Абсолютно согласен. Предлагать Кришне такие напитки как безалкогольное пиво - это чересчур. Я бы позволил себе высказать мысль, она не раз звучала, хотя кому-то она может не понравиться. Преданный на начальной стадии практики сознания Кришны может позволять себе разные вещи, но инициация накладывает ответственность.

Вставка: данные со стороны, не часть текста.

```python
class IOIDatasetWrapper(IOIDataset):

    def __init__(self, *args, label_format: str = "index", **kwargs):
        if label_format not in ("index", "onehot"):
            raise ValueError("label_format must be 'index' or 'onehot'")
        self.label_format = label_format
        super().__init__(*args, **kwargs)

    def _labels(self, y: torch.Tensor) -> torch.Tensor:
        if self.label_format == "onehot":
            return torch.nn.functional.one_hot(y, num_classes=self.tokenizer.vocab_size).float()
        return y

    def __getitem__(self, idx):
        p = self.prompts[idx]
        return p[:-1], self._labels(p[1:]), self.io_ids[idx:idx + 1]

    def token_ids(self) -> torch.Tensor:
        return torch.unique(self.prompts[:, :-1])

    def gather(self, idx: torch.Tensor):
        p = self.prompts.index_select(0, idx.to(self.prompts.device))
        return p[:, :-1], self._labels(p[:, 1:]), self.io_ids.index_select(0, idx.to(self.prompts.device))[:, None]
```

Measured before the change: 16990 pairs/s.

## Fuse CE mean and loss weighting into kernels; fuse pair batch gather

The cross-entropy forward gains a mean variant. The last block to finish, found through an atomic ticket, reduces the per-row losses and applies the loss weight, which replaces a separate mean launch and weight multiply. The backward folds the weight into the bf16 gradient kernel. A new kernel gathers base and source prompts, labels and IO ids for a batch in one launch, replacing several index_select and slicing ops per batch. The ticket-based last-block reduction adds cross-block atomic ordering to get right and a shared per-device ticket buffer.

```diff
diff --git a/csrc/kernels.hip b/csrc/kernels.hip
--- a/csrc/kernels.hip
+++ b/csrc/kernels.hip
@@ -308,9 +308,11 @@
   }
 }
 
+template <bool MEAN>
 __global__ __launch_bounds__(1024) void ce_fwd_kernel(const float* __restrict__ logits, long ld, const long* __restrict__ labels,
                                                       float* __restrict__ loss, float* __restrict__ lse_out,
-                                                      long* __restrict__ amax, int V) {
+                                                      long* __restrict__ amax, int V, float weight,
+                                                      float* __restrict__ mean_out, int* __restrict__ ticket) {
   __shared__ float sm_m[16], sm_s[16];
   __shared__ int sm_i[16];
   const int row = blockIdx.x, tid = threadIdx.x, lane = tid & 63, w = tid >> 6;
@@ -342,14 +344,59 @@
     for (int j = 1; j < 16; ++j) online_merge(m, s, mi, sm_m[j], sm_s[j], sm_i[j]);
     const float l = m + __logf(s);
     if (lse_out) lse_out[row] = l;
-    if (loss && labels) loss[row] = l - x[labels[row]];
+    if constexpr (MEAN) {
+      __hip_atomic_store(loss + row, l - x[labels[row]], __ATOMIC_RELAXED, __HIP_MEMORY_SCOPE_AGENT);
+    } else {
+      if (loss && labels) loss[row] = l - x[labels[row]];
+    }
     if (amax) amax[row] = mi;
+  }
+  if constexpr (MEAN) {
+    __shared__ int is_last;
+    const int R = gridDim.x;
+    if (tid == 0) {
+      asm volatile("s_waitcnt vmcnt(0)" ::: "memory");
+      const int last = __hip_atomic_fetch_add(ticket, 1, __ATOMIC_RELAXED, __HIP_MEMORY_SCOPE_AGENT) == R - 1;
+      if (last) __hip_atomic_store(ticket, 0, __ATOMIC_RELAXED, __HIP_MEMORY_SCOPE_AGENT);
+      is_last = last;
+    }
+    __syncthreads();
+    if (!is_last) return;
+    float acc = 0.f;
+    for (int base = 0; base < R; base += 4096) {
+      float v[4];
+#pragma unroll
+      for (int e = 0; e < 4; ++e) {
+        const int i = base + e * 1024 + tid;
+        v[e] = i < R ? __hip_atomic_load(loss + i, __ATOMIC_RELAXED, __HIP_MEMORY_SCOPE_AGENT) : 0.f;
+      }
+      acc += (v[0] + v[1]) + (v[2] + v[3]);
+    }
+#pragma unroll
+    for (int o = 32; o > 0; o >>= 1) acc += __shfl_xor(acc, o, 64);
+    if (lane == 0) sm_s[w] = acc;
+    __syncthreads();
+    if (w == 0) {
+      float t = lane < 16 ? sm_s[lane] : 0.f;
+#pragma unroll
+      for (int o = 8; o > 0; o >>= 1) t += __shfl_xor(t, o, 64);
+      if (lane == 0) mean_out[0] = t / (float)R * weight;
+    }
   }
 }
 
 IIT_EXPORT int iit_ce_fwd(const float* logits, long ld, const long* labels, float* loss, float* lse, long* amax, int R,
                           int V, void* stream) {
-  hipLaunchKernelGGL(ce_fwd_kernel, dim3(R), dim3(1024), 0, (hipStream_t)stream, logits, ld, labels, loss, lse, amax, V);
+  hipLaunchKernelGGL(ce_fwd_kernel<false>, dim3(R), dim3(1024), 0, (hipStream_t)stream, logits, ld, labels, loss, lse,
+                     amax, V, 1.f, (float*)nullptr, (int*)nullptr);
+  return hipGetLastError();
+}
+
+IIT_EXPORT int iit_ce_fwd_mean(const float* logits, long ld, const long* labels, float* loss, float* lse, int R, int V,
+                               float weight, float* mean_out, int* ticket, void* stream) {
+  if (R <= 0 || V <= 0 || ld < V || !labels || !loss || !mean_out || !ticket) return (int)hipErrorInvalidValue;
+  hipLaunchKernelGGL(ce_fwd_kernel<true>, dim3(R), dim3(1024), 0, (hipStream_t)stream, logits, ld, labels, loss, lse,
+                     (long*)nullptr, V, weight, mean_out, ticket);
   return hipGetLastError();
 }
 
@@ -386,13 +433,14 @@
 template <bool VEC>
 __global__ __launch_bounds__(256) void ce_bwd16_kernel(const float* __restrict__ logits, long ld,
                                                        const long* __restrict__ labels, const float* __restrict__ lse,
-                                                       const float* __restrict__ gscale, float inv_rows,
-                                                       __bf16* __restrict__ out16, long ld_out, int V) {
+                                                       const float* __restrict__ gscale, float weight,
+                                                       float inv_rows, __bf16* __restrict__ out16, long ld_out,
+                                                       int V) {
   const int row = blockIdx.y;
   const int c0 = (blockIdx.x * 256 + threadIdx.x) * 8;
   if (c0 >= ld_out) return;
   const float* x = logits + (long)row * ld;
-  const float l = lse[row], gs = gscale[0];
+  const float l = lse[row], gs = gscale[0] * weight;
   const long lab = labels[row];
   float v[8];
   if (VEC && c0 + 8 <= V) {
@@ -417,16 +465,16 @@
 }
 
 IIT_EXPORT int iit_ce_bwd16(const float* logits, long ld, const long* labels, const float* lse, const float* gscale,
-                            float inv_rows, void* out16, long ld_out, int R, int V, void* stream) {
+                            float inv_rows, void* out16, long ld_out, int R, int V, float weight, void* stream) {
   if (R <= 0 || V <= 0 || ld < V || ld_out < V || ld_out % 8 || ((uintptr_t)out16 & 15)) return (int)hipErrorInvalidValue;
   dim3 grid((unsigned)((ld_out / 8 + 255) / 256), R);
   const bool vec = (((uintptr_t)logits | (uintptr_t)(ld * 4)) & 15) == 0;
   if (vec)
     hipLaunchKernelGGL(ce_bwd16_kernel<true>, grid, dim3(256), 0, (hipStream_t)stream, logits, ld, labels, lse, gscale,
-                       inv_rows, (__bf16*)out16, ld_out, V);
+                       weight, inv_rows, (__bf16*)out16, ld_out, V);
   else
     hipLaunchKernelGGL(ce_bwd16_kernel<false>, grid, dim3(256), 0, (hipStream_t)stream, logits, ld, labels, lse,
-                       gscale, inv_rows, (__bf16*)out16, ld_out, V);
+                       gscale, weight, inv_rows, (__bf16*)out16, ld_out, V);
   return hipGetLastError();
 }
 
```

Если преданный пил без алкогольное пиво произнося "Ом Шри Вишну", до посвящения, то после инициации, он уже стремиться быть строже. Есть только Кришна-прасадам. А безалкогольное пиво при всем уважении вряд ли можно отнести к прасаду. 
Я видел как преданные ели мороженное, заведомо зная что там есть невегетарианские компоненты. Но разве это ориентир? Они конечно сами прекрасно понимали, что так нельзя и думаю это "время мороженного" - временное для них. Нужно понимать, что есть можно все что угодно, даже мясо. Никто никого не ограничивает. Но нужно быть готовым к последствиям...

----------


## Vishnu-bhakta

> Суть пищевых запретов не в том, что мы стараемся быть "хорошими" и воздерживаться от спиртного и интоксикаций, а в том, что мы порываем все связи с Майей и отказываемся от материальных желаний, которые мешают тому, что душа получила мокшу.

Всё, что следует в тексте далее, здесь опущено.